We are accessing mongo using Java application and we are seeing that a lot of our queries are taking considerable amount of time such as 2-4 seconds.

The provided output indicates a query that requires a collection scan of 2,209,900 documents to update a single document:

"nscanned" : 0,
"nscannedObjects" : 2209900,
"nMatched" : 1,
"nModified" : 1,

we found that a sample query for update object, acquired intent lock 17000 times and had to yield those many times.

Since a collection scan is a long-running query it will yield multiple times to allow other operations to interleave. See: Does a read or write operation ever yield the lock? in the MongoDB Concurrency FAQ.

You can significantly improve this query by adding a supporting index on {'channel.id': 1, metric: 1, date: 1}. Use the query explain option (i.e. db.Scores.find({..}).explain(true)) to see candidate indexes and usage.

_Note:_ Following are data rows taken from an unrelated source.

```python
def conv_fused_forward(x: DevTensor, wq, zp_w, ksize, biases_int32, M_value, shift_value, zp_in, zp_act, s_act, activation, fuse,
                       store=STORE_WRAP, plan=0, epilogue=False, keep_y=False, classes=80, up=2, res=None, Ka=0, Kb=0,
                       zp_from=0, zp_out=0):
    assert fuse in FUSED, fuse
    n = wq.shape[0]
    c = x.t.C
    B, H, W = x.t.B, x.t.H, x.t.W
    blob = _pack_blob(wq, zp_w, c, ksize, biases_int32, M_value, shift_value, activation, zp_act, epilogue)
    d = ConvDesc(n, c, ksize, 1, ksize // 2, activation, store, ACC_EXACT, zp_in, zp_act, float(s_act), int(plan), int(bool(epilogue)))
    S = shim()
# ... 983 lines not shown
```

### yolo_quantization_amd/csrc/conv_rows.hip

```cpp
#include "kargs.h"
#include <type_traits>

#if defined(MI355_ABLATE) && !defined(ROWS_TU_KS1)
#define DBG(bit) ((a.debug & (bit)) != 0)
#define TS_PHASES 6
#define TS_BLOCKS 4096
__device__ long long g_rows_ts[TS_PHASES][TS_BLOCKS];
#define TS(k)                                                                                   \
    do {                                                                                        \
        if (threadIdx.x == 0 && blockIdx.x < TS_BLOCKS) g_rows_ts[k][blockIdx.x] = wall_clock64(); \
    } while (0)
extern "C" int mi355_debug_read_ts(long long *host)
{
    return hipMemcpyFromSymbol(host, HIP_SYMBOL(g_rows_ts), sizeof(long long) * TS_PHASES * TS_BLOCKS) == hipSuccess ? 0 : -5;
}
#define WP_PHASES 5
__device__ long long g_rows_wp[TS_BLOCKS][8][WP_PHASES];
#define WP_DECL long long wp_acc[WP_PHASES] = {0, 0, 0, 0, 0}; long long wp_t = 0
#define WP_START()                                                   \
    do {                                                             \
        if (DBG(256)) { wp_t = __builtin_readcyclecounter(); }       \
    } while (0)
#define WP_MARK(k)                                                   \
    do {                                                             \
        if (DBG(256)) {                                              \
            asm volatile("s_waitcnt lgkmcnt(0)" ::: "memory");       \
            const long long wp_n = __builtin_readcyclecounter();     \
            wp_acc[k] += wp_n - wp_t;                                \
            wp_t = wp_n;                                             \
        }                                                            \
    } while (0)
#define WP_FLUSH()                                                                                   \
    do {                                                                                             \
        if (DBG(256) && lane == 0 && blockIdx.x < TS_BLOCKS && wave < 8)                             \
            for (int k = 0; k < WP_PHASES; ++k) g_rows_wp[blockIdx.x][wave][k] = wp_acc[k];          \
    } while (0)
extern "C" int mi355_debug_read_wp(long long *host)
{
    return hipMemcpyFromSymbol(host, HIP_SYMBOL(g_rows_wp), sizeof(long long) * TS_BLOCKS * 8 * WP_PHASES) == hipSuccess ? 0 : -5;
}
#else
#define DBG(bit) (false)
#define TS(k) do { } while (0)
#define WP_DECL do { } while (0)
#define WP_START() do { } while (0)
#define WP_MARK(k) do { } while (0)
#define WP_FLUSH() do { } while (0)
#endif

#define DMA16(gsrc, ldst)                                                                               \
    __builtin_amdgcn_global_load_lds((const __attribute__((address_space(1))) void *)(gsrc),           \
                                     (__attribute__((address_space(3))) void *)(ldst), 16, 0, 0)

template <int KS, int BN> constexpr int ra_stages() { return KS == 3 ? (BN <= 192 ? 4 : 6) : (BN <= 128 ? 4 : 3); }
template <int KS, int BN> constexpr int rb_stages() { return KS == 3 ? 2 : ra_stages<KS, BN>(); }
constexpr int rows_nb_slots(int BN, int RS, int NW, int KS)
{
    const int wmin = RS * 3 / 4, halo = KS == 3 ? 1 : 0;
    const int rows = (BN - 2 + wmin) / wmin + 1 + (BN - 2 + wmin * wmin) / (wmin * wmin) + 2 * halo;
    return (rows * (RS / 16) + NW - 1) / NW;
}

__device__ __forceinline__ void row_of_pixel(int n, int H, int W, FastDiv fd_hw, FastDiv fd_w, int &grow, int &x)
{
    const int hw = H * W;
    const int b = fd_div(n, fd_hw);
    const int r = n - b * hw;
    const int y = fd_div(r, fd_w);
    x = r - y * W;
    grow = b * (H + 1) + y + 1;
}
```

Note: to minimise impact in your production environment you'll want to do a background or rolling index build when adding this index. The MongoDB documentation includes more information on procedures and behaviour: Index Build Operations on a Populated Collection.

We enabled profiling and listed slowest queries.

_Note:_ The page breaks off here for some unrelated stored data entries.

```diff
 #pragma unroll 1
-    for (int g = 0; g < AB_GROUPS - 1; ++g) {
+    for (;;) {
+        asm volatile("s_waitcnt vmcnt(0)" : "+v"(pv[0]), "+v"(pv[1]), "+v"(pv[2]), "+v"(pv[3]) :: "memory");
+        asm volatile("" : "+v"(L.wsrc));
+        static_for<0, 20>([&](auto j_) __attribute__((always_inline)) { R.oc[decltype(j_)::value] = zero4; });
+
+        ab_zero_qa(R.qa);
+        ab_sequence<false, true>(a, L, R, 0, 0);
+        ab_store_params(L, pv);
+#pragma unroll 1
+        for (int g = 0; g < AB_GROUPS - 1; ++g) {
+            ab_stage_qkv(L, R.qa);
+            ab_attend(L, R, isd, clampv, wm, wu);
+            ab_zero_qa(R.qa);
+            ab_sequence<true, true>(a, L, R, 7 * g + 5, g + 1);
+        }
         ab_stage_qkv(L, R.qa);
         ab_attend(L, R, isd, clampv, wm, wu);
-        ab_zero_qa(R.qa);
-        ab_sequence<true, true>(a, L, R, 7 * g + 5, g + 1);
-    }
-    ab_stage_qkv(L, R.qa);
-    ab_attend(L, R, isd, clampv, wm, wu);
-    ab_sequence<true, false>(a, L, R, 7 * AB_GROUPS - 2, AB_GROUPS);
-    AB_WAIT(0);
-    __syncthreads();
-
-    ab_residual_layernorm(a, L, R.oc);
-    ab_flush(L, a.y);
-    if (a.y2 == nullptr) return;
-    ab_second_output<ACT>(L);
-    ab_flush(L, a.y2);
+        ab_sequence<true, false>(a, L, R, 7 * AB_GROUPS - 2, AB_GROUPS);
+        AB_WAIT(0);
+        AB_SYNC();
+
+        const size_t next = pair + stride;
+        const bool more = next < npairs;
+        AbOwn E;
+        E.lane = L.lane;
+        asm volatile("" : "+v"(E.lane));
+        E.w = L.w; E.tid = 64 * E.w + E.lane; E.l15 = E.lane & 15; E.lq = E.lane >> 4; E.pair = pair;
+        ab_residual_layernorm(a, E, R.oc);
+        ab_flush(E, a.y);
+        if (a.y2 != nullptr) {
+            ab_second_output<ACT>(a, L, E, pv, more, next);
+        } else if (more) {
+            AB_LGKM0();
+            ab_issue_rows(a, E.w, E.lane, next);
+            AB_BARRIER();
+            asm volatile("" ::: "memory");
+            ab_issue_first3(L);
+        }
+        if (!more) break;
+        pair = next;
+    }
+#ifdef AB_DRY
+    if (L.lane == 0) g_ab_dry[blockIdx.x * 8 + L.w] = ab_dry_counts()[L.w];
+#endif
+}
+
+namespace {
+std::atomic<int> ab_cu_count[32];
 }
 
 hipError_t launch_attn_block(const AttnBlockArgs& a, hipStream_t st) {
@@ -429,11 +548,24 @@
         hipError_t r = hipFuncSetAttribute(reinterpret_cast<const void*>(&attn_block_kernel<ACT_SILU>),
                                            hipFuncAttributeMaxDynamicSharedMemorySize, AB_LDS);
         if (r != hipSuccess) return r;
-        return hipFuncSetAttribute(reinterpret_cast<const void*>(&attn_block_kernel<ACT_RELU>),
-                                   hipFuncAttributeMaxDynamicSharedMemorySize, AB_LDS);
+        r = hipFuncSetAttribute(reinterpret_cast<const void*>(&attn_block_kernel<ACT_RELU>),
+                                hipFuncAttributeMaxDynamicSharedMemorySize, AB_LDS);
+        if (r != hipSuccess) return r;
+        int d = 0, cus = 0;
+        if ((r = hipGetDevice(&d)) != hipSuccess) return r;
+        if ((r = hipDeviceGetAttribute(&cus, hipDeviceAttributeMultiprocessorCount, d)) != hipSuccess) return r;
+        if (cus <= 0) return hipErrorInvalidDevice;
+        if ((unsigned)d < 32u) ab_cu_count[d].store(cus, std::memory_order_relaxed);
+        return hipSuccess;
     });
     if (e != hipSuccess) return e;
-    const dim3 grid((unsigned)(a.B / 2));
+    int d = 0, cus = 0;
+    if ((e = hipGetDevice(&d)) != hipSuccess) return e;
+    if ((unsigned)d < 32u) cus = ab_cu_count[d].load(std::memory_order_relaxed);
+    else if ((e = hipDeviceGetAttribute(&cus, hipDeviceAttributeMultiprocessorCount, d)) != hipSuccess) return e;
+    if (cus <= 0) return hipErrorInvalidDevice;
+    const int pairs = a.B / 2;
+    const dim3 grid((unsigned)(pairs < cus ? pairs : cus));
     if (a.act == ACT_RELU) hipLaunchKernelGGL(attn_block_kernel<ACT_RELU>, grid, dim3(512), AB_LDS, st, a);
     else hipLaunchKernelGGL(attn_block_kernel<ACT_SILU>, grid, dim3(512), AB_LDS, st, a);
     return hipGetLastError();
```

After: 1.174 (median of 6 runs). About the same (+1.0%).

If your deployment is already stressed, I would caution against enabling the Database Profiler as this will add additional write load and only capture a limited sample of queries (by default profiling uses a 1MB capped collection for each database).

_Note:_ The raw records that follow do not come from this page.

struct DfIv { float lo, hi; };
__device__ __forceinline__ DfIv iv(float lo, float hi) { DfIv r; r.lo = lo; r.hi = hi; return r; }
__device__ __forceinline__ DfIv iv_add(DfIv a, DfIv b) { return iv(a.lo + b.lo, a.hi + b.hi); }
__device__ __forceinline__ DfIv iv_sub(DfIv a, DfIv b) { return iv(a.lo - b.hi, a.hi - b.lo); }
__device__ __forceinline__ DfIv iv_mul(DfIv a, DfIv b)
{
    const float p0 = a.lo * b.lo, p1 = a.lo * b.hi, p2 = a.hi * b.lo, p3 = a.hi * b.hi;
    return iv(fminf(fminf(p0, p1), fminf(p2, p3)), fmaxf(fmaxf(p0, p1), fmaxf(p2, p3)));
}
__device__ __forceinline__ DfIv iv_sq(DfIv a)
{
    const float l2 = a.lo * a.lo, h2 = a.hi * a.hi;
    return iv((a.lo <= 0.f && a.hi >= 0.f) ? 0.f : fminf(l2, h2), fmaxf(l2, h2));
}
struct DfIv3 { DfIv x, y, z; };
__device__ __forceinline__ DfIv3 iv_cross(const DfIv3& a, const DfIv3& b)
{
    DfIv3 r;
    r.x = iv_sub(iv_mul(a.y, b.z), iv_mul(a.z, b.y));
    r.y = iv_sub(iv_mul(a.z, b.x), iv_mul(a.x, b.z));
    r.z = iv_sub(iv_mul(a.x, b.y), iv_mul(a.y, b.x));
    return r;
}

__device__ __forceinline__ uint32_t df_f2h_up(float x)
{
    _Float16 h = (_Float16)x;
    unsigned short b = __builtin_bit_cast(unsigned short, h);
    if ((float)h < x) b = (unsigned short)(b + 1u);
    return b;
}
__device__ __forceinline__ uint32_t df_bm_pack(float lo, float hi)
{
    const _Float16 m = (_Float16)(0.5f * (lo + hi));
    const float mf = (float)m;
    const float hw = fmaxf(hi - mf, mf - lo) * 1.00390625f + 1e-7f;
    return (uint32_t)__builtin_bit_cast(unsigned short, m) | (df_f2h_up(hw) << 16);
}

template <int K>
__global__ __launch_bounds__(256, K == 8 ? 3 : 4) void df_block_model_kernel(const DfWarpedArgs a, int nbx, int nby, int nbz, const uint32_t* __restrict__ list,
                                                             const uint32_t* __restrict__ count, uint16_t* __restrict__ bm_idx,
                                                             uint32_t* __restrict__ bm_lam, uint32_t* __restrict__ bm_w,
                                                             uint8_t* __restrict__ bm_cnt, uint8_t* __restrict__ blk_state)
{
    __shared__ uint32_t s_idx[4][DF_BM_NU], s_lam[4][DF_BM_NU], s_w[4][DF_BM_NU];
    __shared__ float s_hw[4][DF_BM_NU];
    const int wave = threadIdx.x >> 6, ln = threadIdx.x & 63;
    const size_t nblk = (size_t)nbx * nby * nbz;
    const uint32_t n_work = *count;
    for (uint32_t it = blockIdx.x * 4 + wave; it < n_work; it += gridDim.x * 4) {
    const size_t blk = list[it];
    const int bx = (int)(blk % (size_t)nbx), by = (int)((blk / (size_t)nbx) % (size_t)nby), bz = (int)(blk / ((size_t)nbx * nby));
    const int x = bx * 8 + (ln & 7), y = by * 8 + (ln >> 3), z0 = a.tab_z0 + bz * 8;
    const bool col_in = x < a.X && y < a.Y;
    int ids[8][K];
    float wv[8][K], inv[8];
    bool bad = false;
    unsigned valid = 0;
#pragma unroll
    for (int j = 0; j < 8; ++j) {
        const bool in = col_in && z0 + j < a.Z;
        const size_t tv = df_tab_index(a, in ? x : 0, in ? y : 0, in ? z0 + j : z0);
        knn_tab_load<K>(a.knn_tab, tv, ids[j]);
        w_tab_load<K>(a.w_tab, a.tab_nvox, tv, wv[j]);
        float s = 0.f;
#pragma unroll
        for (int i = 0; i < K; ++i) s += wv[j][i];
        inv[j] = 1.f / s;
        if (in) { valid |= 1u << j; if (!(s > 1e-30f && s < 3.0e38f)) bad = true; }
    }
    bad = __builtin_amdgcn_ballot_w64(bad) != 0ull;
    const bool any_valid = __builtin_amdgcn_ballot_w64(valid != 0u) != 0ull;
    int n = 0, last = -1;
    bool overflow = false;
    if (!bad && any_valid) {
        for (;;) {
            int cand = 0x7fffffff;
#pragma unroll
            for (int j = 0; j < 8; ++j)
                if (valid & (1u << j)) {
#pragma unroll
                    for (int i = 0; i < K; ++i) { const int id = ids[j][i]; cand = (id > last && id < cand) ? id : cand; }
                }
#pragma unroll
            for (int o = 32; o >= 1; o >>= 1) cand = min(cand, __shfl_xor(cand, o, 64));
            if (cand == 0x7fffffff) break;
            if (n == DF_BM_NU) { overflow = true; break; }
            float lmin = 3.0e38f, lmax = 0.f, wmin = 3.0e38f, wmax = 0.f;
#pragma unroll
            for (int j = 0; j < 8; ++j)
                if (valid & (1u << j)) {
                    float w = 0.f;
#pragma unroll
                    for (int i = 0; i < K; ++i) w = ids[j][i] == cand ? wv[j][i] : w;
                    const float lam = w * inv[j];
                    lmin = fminf(lmin, lam); lmax = fmaxf(lmax, lam); wmin = fminf(wmin, w); wmax = fmaxf(wmax, w);
                }
#pragma unroll
            for (int o = 32; o >= 1; o >>= 1) {
                lmin = fminf(lmin, __shfl_xor(lmin, o, 64)); lmax = fmaxf(lmax, __shfl_xor(lmax, o, 64));
                wmin = fminf(wmin, __shfl_xor(wmin, o, 64)); wmax = fmaxf(wmax, __shfl_xor(wmax, o, 64));
            }
            if (ln == 0) {
                const uint32_t lp = df_bm_pack(lmin * (1.f - 0x1p-18f), lmax * (1.f + 0x1p-18f));
                s_idx[wave][n] = (uint32_t)cand; s_lam[wave][n] = lp; s_w[wave][n] = df_bm_pack(wmin, wmax);
                s_hw[wave][n] = h2f_bits(lp >> 16);
            }
            last = cand; ++n;
        }
    }
    __builtin_amdgcn_wave_barrier();
    if constexpr (K == 8) {
        if (a.code_tab && a.bm_ids && !any_valid) { if (ln == 0) a.bm_coded[blk] = 0; }
        if (a.code_tab && a.bm_ids && any_valid) {
            unsigned code[8];
#pragma unroll
            for (int j = 0; j < 8; ++j) code[j] = 0u;
            int last_h[2] = {-1, -1};
            bool sub_over = false;
            const bool writer = (ln & 0x1b) == 0;
            const unsigned qd = ((unsigned)(ln >> 2) & 1u) | (((unsigned)(ln >> 5) & 1u) << 1);
            uint32_t* ids_out = a.bm_ids + blk * 64;
            ids_out[ln] = 0u;
            __builtin_amdgcn_wave_barrier();
            for (int e = 0;; ++e) {
                int cand_h[2];
#pragma unroll
                for (int h = 0; h < 2; ++h) {
                    int c = 0x7fffffff;
#pragma unroll
                    for (int j = 4 * h; j < 4 * h + 4; ++j)
                        if (valid & (1u << j)) {
#pragma unroll
                            for (int i = 0; i < K; ++i) { const int id = ids[j][i]; c = (id > last_h[h] && id < c) ? id : c; }
                        }
                    c = min(c, __shfl_xor(c, 1, 64)); c = min(c, __shfl_xor(c, 2, 64)); c = min(c, __shfl_xor(c, 8, 64)); c = min(c, __shfl_xor(c, 16, 64));
                    cand_h[h] = c;
                }
                if (__builtin_amdgcn_ballot_w64(cand_h[0] != 0x7fffffff || cand_h[1] != 0x7fffffff) == 0ull) break;
                if (e == DF_BM_NU) { sub_over = true; break; }
#pragma unroll
                for (int h = 0; h < 2; ++h) {
                    if (cand_h[h] == 0x7fffffff) continue;
#pragma unroll
                    for (int j = 4 * h; j < 4 * h + 4; ++j)
                        if (valid & (1u << j)) {
                            unsigned hit = 0u;
#pragma unroll
                            for (int i = 0; i < K; ++i) hit = ids[j][i] == cand_h[h] ? (unsigned)e << (4 * i) : hit;
                            code[j] |= hit;
                        }
                    if (writer) ((uint16_t*)(ids_out + qd * 16 + (unsigned)e))[h] = (uint16_t)cand_h[h];
                    last_h[h] = cand_h[h];
                }
            }
            if (!sub_over) {
#pragma unroll
                for (int j = 0; j < 8; ++j)
                    if (col_in && z0 + j < a.Z) a.code_tab[df_code_index(a, x, y, z0 + j)] = code[j];
            }
            __builtin_amdgcn_wave_barrier();
            if (ln == 0) a.bm_coded[blk] = sub_over ? (uint8_t)0 : (uint8_t)1;
        }
    }
    if (ln == 0) blk_state[blk] = 2;
    if (bad || overflow || n == 0) { if (ln == 0) bm_cnt[blk] = DF_BM_NONE; continue; }
    float h = ln < n ? s_hw[wave][ln] : -1.f;
    int e0 = ln;
#pragma unroll
    for (int o = 32; o >= 1; o >>= 1) {
        const float ho = __shfl_xor(h, o, 64); const int eo = __shfl_xor(e0, o, 64);
        if (ho > h || (ho == h && eo < e0)) { h = ho; e0 = eo; }
    }
    if (ln < n) {
        const int dst = ln == e0 ? 0 : ln == 0 ? e0 : ln;
        bm_idx[(size_t)dst * nblk + blk] = (uint16_t)s_idx[wave][ln];
        bm_lam[(size_t)dst * nblk + blk] = s_lam[wave][ln];
        bm_w[(size_t)dst * nblk + blk] = s_w[wave][ln];
    }
    if (ln == 0) bm_cnt[blk] = (uint8_t)n;
    __builtin_amdgcn_wave_barrier();
    }
}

Since slow query information is already available in the MongoDB server logs, I would instead take a log-based approach. Some general tips can be found on ServerFault: Understanding IXSCAN and COLLSCAN in MongoDB logs.

What I found is time to acquire lock is 2497196 micros. (2497 millis).How can I reduce the time required to acquire a lock?

Significant time acquiring locks suggests either contention or a resource constraint (for example, I/O). If you have optimised all of your slow queries you'd have to look into more general metrics and what is logged during periods of notable slowness. Your question description suggests that you aren't concerned about resource limits yet, so logs and serverStatus metrics are a more likely focus.

Could you please guide us on how to debug this problem and improve the performance of our mongo ?

Overall performance tuning is a much bigger topic than an answer here, however some suggested starting points are:

  • Add a monitoring service to capture & visualise MongoDB metrics and history. If you don't have a solution in place yet, I'd look for a SaaS service like MongoDB Cloud Manager which has a free tier for monitoring (and more detailed metrics available with a free trial).
  • Investigate common slow query patterns and create appropriate indexes.
  • Upgrade to the latest version of MongoDB 3.0. MongoDB 3.0.8 was released in Dec 2015; the final version in that series was 3.0.15 (released in May 2017). There have been a lot of improvements in performance and stability, so it would be good to minimise the possibility you are encountering known issues that have been addressed.
  • Review the MongoDB Production Notes for suggestions relevant to your deployment environment.
  • Plan and test your upgrade path to a supported release series (currently MongoDB 3.4 or newer). WiredTiger was first introduced in the MongoDB 3.0 release series and there have been many significant improvements in successive releases of MongoDB.